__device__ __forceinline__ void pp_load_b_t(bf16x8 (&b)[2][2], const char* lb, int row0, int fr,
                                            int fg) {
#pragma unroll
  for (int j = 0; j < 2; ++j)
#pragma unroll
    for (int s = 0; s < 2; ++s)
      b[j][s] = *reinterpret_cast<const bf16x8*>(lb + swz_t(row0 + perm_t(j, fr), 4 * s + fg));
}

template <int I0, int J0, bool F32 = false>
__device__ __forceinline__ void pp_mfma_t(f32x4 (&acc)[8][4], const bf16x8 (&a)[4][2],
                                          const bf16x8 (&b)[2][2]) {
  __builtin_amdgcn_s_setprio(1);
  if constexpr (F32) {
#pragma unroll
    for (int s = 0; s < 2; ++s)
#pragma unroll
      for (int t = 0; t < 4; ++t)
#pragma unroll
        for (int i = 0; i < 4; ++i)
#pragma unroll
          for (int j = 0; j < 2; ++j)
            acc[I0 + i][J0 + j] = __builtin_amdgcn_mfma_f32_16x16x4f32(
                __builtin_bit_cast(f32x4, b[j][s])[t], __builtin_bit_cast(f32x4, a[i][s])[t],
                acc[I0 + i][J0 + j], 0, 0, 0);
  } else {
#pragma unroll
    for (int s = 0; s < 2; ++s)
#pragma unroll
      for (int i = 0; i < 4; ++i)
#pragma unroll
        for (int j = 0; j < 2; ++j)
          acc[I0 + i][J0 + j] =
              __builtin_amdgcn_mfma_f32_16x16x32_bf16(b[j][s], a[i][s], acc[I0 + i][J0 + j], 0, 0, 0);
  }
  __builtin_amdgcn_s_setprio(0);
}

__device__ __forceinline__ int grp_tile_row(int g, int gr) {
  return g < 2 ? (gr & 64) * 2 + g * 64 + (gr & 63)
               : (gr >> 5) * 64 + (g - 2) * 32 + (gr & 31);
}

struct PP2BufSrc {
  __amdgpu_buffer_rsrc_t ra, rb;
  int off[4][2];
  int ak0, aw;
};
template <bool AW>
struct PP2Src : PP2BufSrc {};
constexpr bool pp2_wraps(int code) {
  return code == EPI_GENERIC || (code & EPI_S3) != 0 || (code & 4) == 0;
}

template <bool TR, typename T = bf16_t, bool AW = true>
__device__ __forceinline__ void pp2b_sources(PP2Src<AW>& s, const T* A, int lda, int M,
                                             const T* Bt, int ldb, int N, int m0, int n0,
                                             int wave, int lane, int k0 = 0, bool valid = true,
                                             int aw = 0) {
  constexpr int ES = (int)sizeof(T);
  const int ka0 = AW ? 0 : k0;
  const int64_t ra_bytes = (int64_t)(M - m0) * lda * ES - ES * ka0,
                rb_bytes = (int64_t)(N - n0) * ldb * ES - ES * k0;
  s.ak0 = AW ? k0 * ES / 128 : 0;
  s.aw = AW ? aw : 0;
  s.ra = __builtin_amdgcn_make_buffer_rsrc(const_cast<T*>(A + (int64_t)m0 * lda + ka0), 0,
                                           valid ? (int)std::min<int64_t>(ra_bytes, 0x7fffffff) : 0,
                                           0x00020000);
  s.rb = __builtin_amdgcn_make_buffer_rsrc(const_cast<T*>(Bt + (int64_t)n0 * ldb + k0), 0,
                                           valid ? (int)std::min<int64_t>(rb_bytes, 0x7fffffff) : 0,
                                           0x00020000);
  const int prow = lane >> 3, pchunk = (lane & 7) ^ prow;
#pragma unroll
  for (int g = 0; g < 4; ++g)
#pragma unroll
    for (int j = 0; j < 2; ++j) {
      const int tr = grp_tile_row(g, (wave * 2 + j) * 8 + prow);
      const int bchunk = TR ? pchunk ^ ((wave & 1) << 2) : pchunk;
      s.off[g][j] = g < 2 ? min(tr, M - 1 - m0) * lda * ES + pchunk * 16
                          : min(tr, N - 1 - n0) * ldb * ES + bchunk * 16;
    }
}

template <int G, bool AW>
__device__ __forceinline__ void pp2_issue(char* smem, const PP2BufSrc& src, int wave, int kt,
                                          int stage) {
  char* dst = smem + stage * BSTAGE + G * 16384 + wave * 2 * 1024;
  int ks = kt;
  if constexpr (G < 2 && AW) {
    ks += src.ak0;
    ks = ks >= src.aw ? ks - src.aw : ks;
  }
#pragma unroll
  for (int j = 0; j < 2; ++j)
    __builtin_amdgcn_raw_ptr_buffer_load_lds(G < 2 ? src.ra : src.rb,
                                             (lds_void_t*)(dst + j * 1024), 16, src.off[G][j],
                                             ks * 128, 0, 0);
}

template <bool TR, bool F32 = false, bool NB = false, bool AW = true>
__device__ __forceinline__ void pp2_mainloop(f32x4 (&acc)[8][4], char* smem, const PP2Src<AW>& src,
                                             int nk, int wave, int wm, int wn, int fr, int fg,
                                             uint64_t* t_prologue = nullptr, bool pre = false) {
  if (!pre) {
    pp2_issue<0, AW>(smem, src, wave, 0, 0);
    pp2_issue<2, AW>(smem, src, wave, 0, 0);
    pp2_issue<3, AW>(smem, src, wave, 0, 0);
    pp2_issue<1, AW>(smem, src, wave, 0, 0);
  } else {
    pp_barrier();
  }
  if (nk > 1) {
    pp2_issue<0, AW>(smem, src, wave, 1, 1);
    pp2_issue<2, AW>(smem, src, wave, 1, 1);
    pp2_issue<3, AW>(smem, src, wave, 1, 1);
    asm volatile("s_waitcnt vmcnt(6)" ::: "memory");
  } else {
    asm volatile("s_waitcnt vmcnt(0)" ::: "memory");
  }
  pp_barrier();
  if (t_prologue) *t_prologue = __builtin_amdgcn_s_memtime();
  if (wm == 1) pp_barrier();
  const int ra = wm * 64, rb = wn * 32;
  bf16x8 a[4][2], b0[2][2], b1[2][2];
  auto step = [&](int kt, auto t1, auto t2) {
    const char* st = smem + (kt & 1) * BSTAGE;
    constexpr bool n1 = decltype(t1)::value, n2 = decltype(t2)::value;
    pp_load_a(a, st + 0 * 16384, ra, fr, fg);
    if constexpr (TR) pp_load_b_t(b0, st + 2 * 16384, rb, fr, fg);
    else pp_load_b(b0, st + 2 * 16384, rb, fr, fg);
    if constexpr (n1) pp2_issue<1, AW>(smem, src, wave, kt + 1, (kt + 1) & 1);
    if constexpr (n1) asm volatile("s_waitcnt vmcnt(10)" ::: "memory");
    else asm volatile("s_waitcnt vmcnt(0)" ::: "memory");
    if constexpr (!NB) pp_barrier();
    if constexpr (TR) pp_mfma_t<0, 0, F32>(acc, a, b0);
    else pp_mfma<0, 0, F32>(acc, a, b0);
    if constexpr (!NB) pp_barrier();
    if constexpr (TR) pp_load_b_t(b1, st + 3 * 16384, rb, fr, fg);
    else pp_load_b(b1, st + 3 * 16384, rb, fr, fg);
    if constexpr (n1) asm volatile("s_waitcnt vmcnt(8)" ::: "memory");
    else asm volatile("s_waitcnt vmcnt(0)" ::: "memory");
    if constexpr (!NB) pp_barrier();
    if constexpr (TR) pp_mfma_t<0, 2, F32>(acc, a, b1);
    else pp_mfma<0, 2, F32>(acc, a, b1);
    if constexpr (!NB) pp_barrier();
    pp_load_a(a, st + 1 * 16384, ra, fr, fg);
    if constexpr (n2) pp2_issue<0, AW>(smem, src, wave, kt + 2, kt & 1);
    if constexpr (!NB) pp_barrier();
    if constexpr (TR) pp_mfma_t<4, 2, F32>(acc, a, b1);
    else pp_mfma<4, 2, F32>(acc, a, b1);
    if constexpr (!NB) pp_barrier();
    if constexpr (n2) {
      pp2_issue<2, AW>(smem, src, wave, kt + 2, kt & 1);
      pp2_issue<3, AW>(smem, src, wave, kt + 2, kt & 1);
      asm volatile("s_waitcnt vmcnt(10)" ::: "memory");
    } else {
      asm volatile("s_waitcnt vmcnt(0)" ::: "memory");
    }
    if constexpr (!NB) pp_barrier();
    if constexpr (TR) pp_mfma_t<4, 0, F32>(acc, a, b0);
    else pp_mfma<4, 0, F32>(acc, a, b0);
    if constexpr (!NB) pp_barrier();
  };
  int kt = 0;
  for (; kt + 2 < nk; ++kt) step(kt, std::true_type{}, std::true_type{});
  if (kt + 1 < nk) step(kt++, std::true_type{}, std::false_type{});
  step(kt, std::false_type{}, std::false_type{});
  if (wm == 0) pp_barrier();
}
----------------
◆ **What to work on**
If a line in the records above has the word "char", copy it.

◆ **Answer section**
__device__ __forceinline__ void pp_load_b_t(bf16x8 (&b)[2][2], const char* lb, int row0, int fr,
__device__ __forceinline__ void pp2_issue(char* smem, const PP2BufSrc& src, int wave, int kt,
  char* dst = smem + stage * BSTAGE + G * 16384 + wave * 2 * 1024;
__device__ __forceinline__ void pp2_mainloop(f32x4 (&acc)[8][4], char* smem, const PP2Src<AW>& src,
    const char* st = smem + (kt & 1) * BSTAGE;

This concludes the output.